━━ Supplied material

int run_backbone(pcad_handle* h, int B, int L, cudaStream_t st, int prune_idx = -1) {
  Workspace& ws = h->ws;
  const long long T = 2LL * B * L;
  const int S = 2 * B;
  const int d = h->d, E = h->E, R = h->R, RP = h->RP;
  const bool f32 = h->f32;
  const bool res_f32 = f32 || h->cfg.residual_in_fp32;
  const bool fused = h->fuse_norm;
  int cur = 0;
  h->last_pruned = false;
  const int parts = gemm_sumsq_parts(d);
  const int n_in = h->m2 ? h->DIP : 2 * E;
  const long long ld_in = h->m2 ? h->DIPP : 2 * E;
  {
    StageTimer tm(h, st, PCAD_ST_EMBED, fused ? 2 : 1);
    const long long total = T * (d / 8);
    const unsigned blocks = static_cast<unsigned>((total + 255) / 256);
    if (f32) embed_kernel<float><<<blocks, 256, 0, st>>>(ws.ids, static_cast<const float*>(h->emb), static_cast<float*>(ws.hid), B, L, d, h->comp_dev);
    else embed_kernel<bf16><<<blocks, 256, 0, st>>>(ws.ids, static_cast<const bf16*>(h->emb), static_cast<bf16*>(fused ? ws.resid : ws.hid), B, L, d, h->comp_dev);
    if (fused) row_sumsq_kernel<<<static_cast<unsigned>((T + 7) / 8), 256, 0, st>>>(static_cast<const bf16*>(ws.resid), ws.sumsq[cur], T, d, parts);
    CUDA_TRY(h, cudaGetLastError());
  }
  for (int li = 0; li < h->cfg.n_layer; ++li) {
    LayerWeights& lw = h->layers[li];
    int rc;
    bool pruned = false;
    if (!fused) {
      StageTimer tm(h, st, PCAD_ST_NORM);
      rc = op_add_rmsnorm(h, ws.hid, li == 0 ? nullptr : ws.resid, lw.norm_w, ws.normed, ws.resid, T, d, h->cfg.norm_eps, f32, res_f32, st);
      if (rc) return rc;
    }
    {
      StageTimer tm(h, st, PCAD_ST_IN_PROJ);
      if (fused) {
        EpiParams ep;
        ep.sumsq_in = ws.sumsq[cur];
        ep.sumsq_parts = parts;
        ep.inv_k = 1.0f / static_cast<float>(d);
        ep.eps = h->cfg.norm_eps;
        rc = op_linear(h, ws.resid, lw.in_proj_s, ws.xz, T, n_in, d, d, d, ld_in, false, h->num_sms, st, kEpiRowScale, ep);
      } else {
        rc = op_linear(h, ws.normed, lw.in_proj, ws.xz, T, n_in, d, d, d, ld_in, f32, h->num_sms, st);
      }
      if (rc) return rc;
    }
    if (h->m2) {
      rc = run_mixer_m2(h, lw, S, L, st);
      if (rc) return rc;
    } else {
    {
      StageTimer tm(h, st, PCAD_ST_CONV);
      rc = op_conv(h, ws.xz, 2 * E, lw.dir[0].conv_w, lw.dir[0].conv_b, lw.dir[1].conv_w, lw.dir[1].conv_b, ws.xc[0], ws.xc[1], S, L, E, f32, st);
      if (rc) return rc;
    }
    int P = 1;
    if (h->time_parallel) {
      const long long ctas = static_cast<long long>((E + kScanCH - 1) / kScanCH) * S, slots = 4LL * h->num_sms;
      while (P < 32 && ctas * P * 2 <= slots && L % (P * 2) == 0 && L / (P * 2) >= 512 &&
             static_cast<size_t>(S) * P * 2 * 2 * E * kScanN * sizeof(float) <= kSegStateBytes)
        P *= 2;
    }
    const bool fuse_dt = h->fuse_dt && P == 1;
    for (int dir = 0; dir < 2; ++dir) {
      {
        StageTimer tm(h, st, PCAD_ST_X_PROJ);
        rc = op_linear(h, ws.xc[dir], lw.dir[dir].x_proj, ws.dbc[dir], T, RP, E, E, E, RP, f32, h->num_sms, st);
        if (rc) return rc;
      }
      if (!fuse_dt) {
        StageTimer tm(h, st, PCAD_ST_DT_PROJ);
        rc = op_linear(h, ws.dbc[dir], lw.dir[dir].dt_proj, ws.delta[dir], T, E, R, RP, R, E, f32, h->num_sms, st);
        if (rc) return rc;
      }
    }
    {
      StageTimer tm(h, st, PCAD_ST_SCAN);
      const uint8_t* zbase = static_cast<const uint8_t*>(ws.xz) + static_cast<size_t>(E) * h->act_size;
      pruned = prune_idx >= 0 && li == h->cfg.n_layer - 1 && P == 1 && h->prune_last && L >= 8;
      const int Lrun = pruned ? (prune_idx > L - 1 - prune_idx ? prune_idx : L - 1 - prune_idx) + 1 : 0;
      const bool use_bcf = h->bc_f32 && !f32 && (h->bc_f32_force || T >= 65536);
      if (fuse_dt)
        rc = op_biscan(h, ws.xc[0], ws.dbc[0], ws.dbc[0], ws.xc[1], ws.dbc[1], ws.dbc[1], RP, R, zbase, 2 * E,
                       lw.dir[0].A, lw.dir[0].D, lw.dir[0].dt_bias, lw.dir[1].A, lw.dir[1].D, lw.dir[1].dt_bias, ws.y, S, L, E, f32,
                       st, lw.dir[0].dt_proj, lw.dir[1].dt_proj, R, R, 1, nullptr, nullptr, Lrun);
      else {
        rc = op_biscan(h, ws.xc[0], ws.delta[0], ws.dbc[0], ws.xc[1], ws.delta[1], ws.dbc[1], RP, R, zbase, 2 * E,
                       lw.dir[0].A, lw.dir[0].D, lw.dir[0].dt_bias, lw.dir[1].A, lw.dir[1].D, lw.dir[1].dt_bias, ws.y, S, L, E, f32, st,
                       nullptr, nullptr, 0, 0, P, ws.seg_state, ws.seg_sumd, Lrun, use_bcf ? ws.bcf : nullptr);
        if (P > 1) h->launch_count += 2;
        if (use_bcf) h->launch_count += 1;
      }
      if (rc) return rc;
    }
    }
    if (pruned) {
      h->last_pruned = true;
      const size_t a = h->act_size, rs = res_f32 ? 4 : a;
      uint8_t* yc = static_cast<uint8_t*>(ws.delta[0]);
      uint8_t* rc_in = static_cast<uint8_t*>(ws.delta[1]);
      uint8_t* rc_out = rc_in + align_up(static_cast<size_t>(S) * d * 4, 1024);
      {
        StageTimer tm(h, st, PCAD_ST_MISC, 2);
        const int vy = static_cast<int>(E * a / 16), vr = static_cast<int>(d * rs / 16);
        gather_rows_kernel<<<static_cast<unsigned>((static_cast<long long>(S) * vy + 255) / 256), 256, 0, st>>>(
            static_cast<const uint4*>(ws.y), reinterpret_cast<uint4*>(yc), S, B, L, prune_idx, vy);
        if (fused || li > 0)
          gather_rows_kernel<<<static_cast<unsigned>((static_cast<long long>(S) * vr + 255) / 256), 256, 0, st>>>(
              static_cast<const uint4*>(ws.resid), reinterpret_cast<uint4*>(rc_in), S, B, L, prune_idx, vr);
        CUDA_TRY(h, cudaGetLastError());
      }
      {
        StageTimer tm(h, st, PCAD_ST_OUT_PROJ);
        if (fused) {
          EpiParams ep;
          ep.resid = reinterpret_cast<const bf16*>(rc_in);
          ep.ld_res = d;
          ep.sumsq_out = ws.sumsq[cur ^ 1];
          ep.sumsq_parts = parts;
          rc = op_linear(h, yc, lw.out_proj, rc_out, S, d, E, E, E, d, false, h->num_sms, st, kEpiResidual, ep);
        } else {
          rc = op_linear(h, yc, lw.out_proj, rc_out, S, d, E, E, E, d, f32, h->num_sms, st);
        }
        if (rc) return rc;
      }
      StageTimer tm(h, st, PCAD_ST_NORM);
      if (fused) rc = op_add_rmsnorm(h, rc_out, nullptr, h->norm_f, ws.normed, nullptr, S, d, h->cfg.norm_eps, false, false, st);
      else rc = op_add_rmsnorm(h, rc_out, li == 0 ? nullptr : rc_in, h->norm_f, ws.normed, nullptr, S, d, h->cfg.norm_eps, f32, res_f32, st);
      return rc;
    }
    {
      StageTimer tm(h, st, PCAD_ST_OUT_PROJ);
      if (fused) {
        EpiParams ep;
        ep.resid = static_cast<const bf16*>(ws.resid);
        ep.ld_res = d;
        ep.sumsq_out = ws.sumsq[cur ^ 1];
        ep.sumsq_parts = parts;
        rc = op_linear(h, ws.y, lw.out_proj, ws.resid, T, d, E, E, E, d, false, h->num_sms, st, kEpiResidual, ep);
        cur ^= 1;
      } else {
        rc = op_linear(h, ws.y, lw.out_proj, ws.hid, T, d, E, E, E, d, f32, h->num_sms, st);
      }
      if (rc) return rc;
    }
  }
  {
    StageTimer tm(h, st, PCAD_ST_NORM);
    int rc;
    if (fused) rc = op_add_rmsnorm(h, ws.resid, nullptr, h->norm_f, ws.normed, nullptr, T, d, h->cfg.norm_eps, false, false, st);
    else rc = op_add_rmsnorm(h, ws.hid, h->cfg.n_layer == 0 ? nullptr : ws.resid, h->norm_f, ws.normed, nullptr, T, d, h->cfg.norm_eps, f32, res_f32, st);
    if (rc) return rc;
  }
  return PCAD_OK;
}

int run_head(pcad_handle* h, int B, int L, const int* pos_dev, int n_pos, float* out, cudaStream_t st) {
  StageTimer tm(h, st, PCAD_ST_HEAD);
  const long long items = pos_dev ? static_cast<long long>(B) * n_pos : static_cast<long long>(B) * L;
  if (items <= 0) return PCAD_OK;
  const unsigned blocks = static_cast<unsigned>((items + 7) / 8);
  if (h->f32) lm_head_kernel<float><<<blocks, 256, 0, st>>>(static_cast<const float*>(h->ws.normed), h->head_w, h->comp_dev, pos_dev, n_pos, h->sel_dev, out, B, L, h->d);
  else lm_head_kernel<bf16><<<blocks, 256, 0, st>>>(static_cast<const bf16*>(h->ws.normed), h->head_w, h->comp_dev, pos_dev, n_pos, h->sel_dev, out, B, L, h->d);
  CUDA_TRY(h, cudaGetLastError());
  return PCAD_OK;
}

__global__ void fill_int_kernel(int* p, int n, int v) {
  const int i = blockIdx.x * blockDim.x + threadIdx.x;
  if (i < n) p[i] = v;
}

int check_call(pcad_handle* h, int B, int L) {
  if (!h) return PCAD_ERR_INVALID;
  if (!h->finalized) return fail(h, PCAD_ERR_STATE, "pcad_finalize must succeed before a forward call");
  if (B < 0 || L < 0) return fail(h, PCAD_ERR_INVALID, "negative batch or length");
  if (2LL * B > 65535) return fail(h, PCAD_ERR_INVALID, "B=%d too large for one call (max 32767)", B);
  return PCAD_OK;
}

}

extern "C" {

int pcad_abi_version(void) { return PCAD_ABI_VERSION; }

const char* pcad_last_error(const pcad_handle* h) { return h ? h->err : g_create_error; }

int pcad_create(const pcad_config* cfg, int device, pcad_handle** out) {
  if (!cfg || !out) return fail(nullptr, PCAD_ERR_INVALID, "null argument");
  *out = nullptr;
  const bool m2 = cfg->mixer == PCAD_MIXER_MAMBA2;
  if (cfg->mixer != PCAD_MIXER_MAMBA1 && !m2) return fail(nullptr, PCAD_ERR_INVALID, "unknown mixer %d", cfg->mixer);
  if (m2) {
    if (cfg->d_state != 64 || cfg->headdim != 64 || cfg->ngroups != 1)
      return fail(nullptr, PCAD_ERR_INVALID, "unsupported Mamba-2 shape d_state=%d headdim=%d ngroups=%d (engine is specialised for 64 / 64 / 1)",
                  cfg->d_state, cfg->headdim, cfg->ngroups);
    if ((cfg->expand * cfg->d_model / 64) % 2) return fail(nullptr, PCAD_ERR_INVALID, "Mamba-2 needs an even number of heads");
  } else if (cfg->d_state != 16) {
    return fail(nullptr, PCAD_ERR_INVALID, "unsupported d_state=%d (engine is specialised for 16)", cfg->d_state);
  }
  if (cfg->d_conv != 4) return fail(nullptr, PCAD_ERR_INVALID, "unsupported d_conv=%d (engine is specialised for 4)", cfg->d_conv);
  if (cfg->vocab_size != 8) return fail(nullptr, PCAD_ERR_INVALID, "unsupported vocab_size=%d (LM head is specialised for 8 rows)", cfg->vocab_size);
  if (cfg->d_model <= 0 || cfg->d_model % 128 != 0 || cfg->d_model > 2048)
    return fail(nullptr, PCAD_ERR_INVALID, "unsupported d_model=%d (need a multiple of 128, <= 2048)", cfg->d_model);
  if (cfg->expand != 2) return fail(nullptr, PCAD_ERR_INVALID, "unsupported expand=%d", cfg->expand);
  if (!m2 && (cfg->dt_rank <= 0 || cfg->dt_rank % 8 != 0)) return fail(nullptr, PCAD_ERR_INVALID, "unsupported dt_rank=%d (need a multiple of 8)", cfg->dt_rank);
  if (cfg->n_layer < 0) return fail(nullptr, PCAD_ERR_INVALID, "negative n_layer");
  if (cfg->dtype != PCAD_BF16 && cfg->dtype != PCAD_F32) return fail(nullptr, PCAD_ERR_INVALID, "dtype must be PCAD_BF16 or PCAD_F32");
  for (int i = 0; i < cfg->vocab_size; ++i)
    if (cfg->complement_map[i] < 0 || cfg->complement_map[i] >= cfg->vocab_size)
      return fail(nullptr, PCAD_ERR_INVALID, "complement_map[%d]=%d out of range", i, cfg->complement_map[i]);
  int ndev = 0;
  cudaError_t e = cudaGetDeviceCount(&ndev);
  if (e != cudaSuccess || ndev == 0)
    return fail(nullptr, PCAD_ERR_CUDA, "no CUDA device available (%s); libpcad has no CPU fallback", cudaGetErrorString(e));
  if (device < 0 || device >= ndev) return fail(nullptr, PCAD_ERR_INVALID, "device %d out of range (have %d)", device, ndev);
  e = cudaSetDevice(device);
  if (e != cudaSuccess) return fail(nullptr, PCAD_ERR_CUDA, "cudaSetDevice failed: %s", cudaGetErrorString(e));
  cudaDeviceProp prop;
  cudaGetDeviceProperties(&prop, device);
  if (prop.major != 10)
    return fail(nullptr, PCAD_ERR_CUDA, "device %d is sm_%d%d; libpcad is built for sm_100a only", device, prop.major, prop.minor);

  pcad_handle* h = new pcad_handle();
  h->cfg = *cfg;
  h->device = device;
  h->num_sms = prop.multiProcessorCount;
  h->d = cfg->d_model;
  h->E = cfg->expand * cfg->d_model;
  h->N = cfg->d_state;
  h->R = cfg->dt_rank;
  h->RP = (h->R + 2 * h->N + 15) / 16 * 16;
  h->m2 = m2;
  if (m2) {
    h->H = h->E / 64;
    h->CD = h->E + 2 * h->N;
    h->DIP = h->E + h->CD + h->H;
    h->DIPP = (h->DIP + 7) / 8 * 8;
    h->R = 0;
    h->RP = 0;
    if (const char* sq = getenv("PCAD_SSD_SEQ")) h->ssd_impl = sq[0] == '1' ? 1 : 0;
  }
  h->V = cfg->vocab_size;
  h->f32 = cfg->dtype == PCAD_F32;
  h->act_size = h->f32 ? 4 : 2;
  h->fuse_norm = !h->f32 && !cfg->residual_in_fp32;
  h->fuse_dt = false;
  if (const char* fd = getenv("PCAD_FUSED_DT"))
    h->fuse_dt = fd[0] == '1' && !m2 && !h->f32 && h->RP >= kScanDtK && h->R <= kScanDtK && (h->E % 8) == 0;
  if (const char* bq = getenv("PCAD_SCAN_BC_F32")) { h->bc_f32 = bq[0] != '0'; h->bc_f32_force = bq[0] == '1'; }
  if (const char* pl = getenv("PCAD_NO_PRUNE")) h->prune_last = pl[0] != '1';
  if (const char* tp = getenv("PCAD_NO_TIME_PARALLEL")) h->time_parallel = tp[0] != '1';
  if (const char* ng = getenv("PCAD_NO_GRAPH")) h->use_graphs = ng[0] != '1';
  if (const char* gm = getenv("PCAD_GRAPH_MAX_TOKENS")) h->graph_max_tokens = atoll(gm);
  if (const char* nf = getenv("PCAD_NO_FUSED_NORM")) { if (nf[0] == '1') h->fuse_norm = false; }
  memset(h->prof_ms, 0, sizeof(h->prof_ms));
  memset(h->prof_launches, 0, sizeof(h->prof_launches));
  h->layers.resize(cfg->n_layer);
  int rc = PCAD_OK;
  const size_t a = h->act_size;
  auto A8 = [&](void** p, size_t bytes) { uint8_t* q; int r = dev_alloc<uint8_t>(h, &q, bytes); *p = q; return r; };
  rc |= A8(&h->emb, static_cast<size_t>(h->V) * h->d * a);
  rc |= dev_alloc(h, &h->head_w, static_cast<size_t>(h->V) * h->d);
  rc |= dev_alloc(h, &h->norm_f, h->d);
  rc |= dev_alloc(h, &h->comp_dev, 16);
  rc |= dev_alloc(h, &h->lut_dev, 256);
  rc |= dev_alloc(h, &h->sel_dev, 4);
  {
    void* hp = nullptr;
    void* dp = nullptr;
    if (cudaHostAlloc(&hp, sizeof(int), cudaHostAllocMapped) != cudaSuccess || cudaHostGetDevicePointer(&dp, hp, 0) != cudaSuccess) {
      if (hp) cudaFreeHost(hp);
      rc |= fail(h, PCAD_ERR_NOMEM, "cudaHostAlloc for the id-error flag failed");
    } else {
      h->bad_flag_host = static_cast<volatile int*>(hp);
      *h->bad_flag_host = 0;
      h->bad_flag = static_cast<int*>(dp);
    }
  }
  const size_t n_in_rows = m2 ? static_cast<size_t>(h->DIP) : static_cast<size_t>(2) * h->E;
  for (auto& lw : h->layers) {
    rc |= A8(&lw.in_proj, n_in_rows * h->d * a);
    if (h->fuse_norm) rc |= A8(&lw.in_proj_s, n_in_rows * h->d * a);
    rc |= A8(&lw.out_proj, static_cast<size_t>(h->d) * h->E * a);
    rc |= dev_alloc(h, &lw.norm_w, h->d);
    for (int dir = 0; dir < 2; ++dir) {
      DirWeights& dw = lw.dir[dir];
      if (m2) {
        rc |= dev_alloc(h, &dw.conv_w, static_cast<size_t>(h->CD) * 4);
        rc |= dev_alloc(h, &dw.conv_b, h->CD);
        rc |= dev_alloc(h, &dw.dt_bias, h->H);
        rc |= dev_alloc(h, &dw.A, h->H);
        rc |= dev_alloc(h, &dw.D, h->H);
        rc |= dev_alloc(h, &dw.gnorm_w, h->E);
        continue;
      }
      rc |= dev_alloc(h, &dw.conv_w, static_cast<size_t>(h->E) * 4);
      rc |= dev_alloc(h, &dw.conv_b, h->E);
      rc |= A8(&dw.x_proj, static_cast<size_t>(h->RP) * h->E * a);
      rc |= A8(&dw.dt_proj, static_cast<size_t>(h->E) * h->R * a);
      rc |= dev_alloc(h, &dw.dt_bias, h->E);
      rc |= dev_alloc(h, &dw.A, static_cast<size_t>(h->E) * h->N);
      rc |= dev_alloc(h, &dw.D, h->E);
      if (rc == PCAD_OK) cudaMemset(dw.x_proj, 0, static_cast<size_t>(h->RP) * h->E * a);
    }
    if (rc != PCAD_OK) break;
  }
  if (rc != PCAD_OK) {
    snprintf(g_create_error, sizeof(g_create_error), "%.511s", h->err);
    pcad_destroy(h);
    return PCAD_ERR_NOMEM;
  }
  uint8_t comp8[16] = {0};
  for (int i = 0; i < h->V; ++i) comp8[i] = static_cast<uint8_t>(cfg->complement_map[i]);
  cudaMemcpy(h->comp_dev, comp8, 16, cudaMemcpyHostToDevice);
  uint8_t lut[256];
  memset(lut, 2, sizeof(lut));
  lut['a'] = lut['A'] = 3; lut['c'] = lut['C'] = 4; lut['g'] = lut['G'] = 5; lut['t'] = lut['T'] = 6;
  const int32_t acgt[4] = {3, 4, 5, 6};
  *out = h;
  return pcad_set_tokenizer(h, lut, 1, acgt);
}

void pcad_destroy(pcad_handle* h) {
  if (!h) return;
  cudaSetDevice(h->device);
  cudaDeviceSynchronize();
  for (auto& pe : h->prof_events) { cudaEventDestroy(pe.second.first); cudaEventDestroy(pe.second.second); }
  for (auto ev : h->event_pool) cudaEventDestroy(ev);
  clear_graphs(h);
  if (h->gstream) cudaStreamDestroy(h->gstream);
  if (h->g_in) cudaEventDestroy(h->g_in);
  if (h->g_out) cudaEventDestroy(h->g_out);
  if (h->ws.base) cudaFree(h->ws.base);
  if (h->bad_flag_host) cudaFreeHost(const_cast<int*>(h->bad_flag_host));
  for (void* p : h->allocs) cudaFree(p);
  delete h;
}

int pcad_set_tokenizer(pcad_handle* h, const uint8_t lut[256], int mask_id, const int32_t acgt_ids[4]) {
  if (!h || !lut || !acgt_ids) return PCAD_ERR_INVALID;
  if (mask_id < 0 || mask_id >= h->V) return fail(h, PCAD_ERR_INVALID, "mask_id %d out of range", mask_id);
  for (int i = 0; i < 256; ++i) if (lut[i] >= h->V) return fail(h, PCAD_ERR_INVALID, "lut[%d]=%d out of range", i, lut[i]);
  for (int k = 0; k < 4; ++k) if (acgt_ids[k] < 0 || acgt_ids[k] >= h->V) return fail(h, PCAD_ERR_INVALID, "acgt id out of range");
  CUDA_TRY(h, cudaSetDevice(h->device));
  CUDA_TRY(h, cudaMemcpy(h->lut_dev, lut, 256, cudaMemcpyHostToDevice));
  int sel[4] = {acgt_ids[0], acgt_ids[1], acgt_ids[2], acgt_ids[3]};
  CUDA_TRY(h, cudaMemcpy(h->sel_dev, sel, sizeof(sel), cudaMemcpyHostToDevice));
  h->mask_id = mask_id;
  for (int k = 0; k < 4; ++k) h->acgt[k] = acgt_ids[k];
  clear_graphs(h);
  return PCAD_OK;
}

━━━━

• **Work task**:
Nothing but a number should be given for this: how many lines in the entries above contain "else"?

• **Task solution**:
11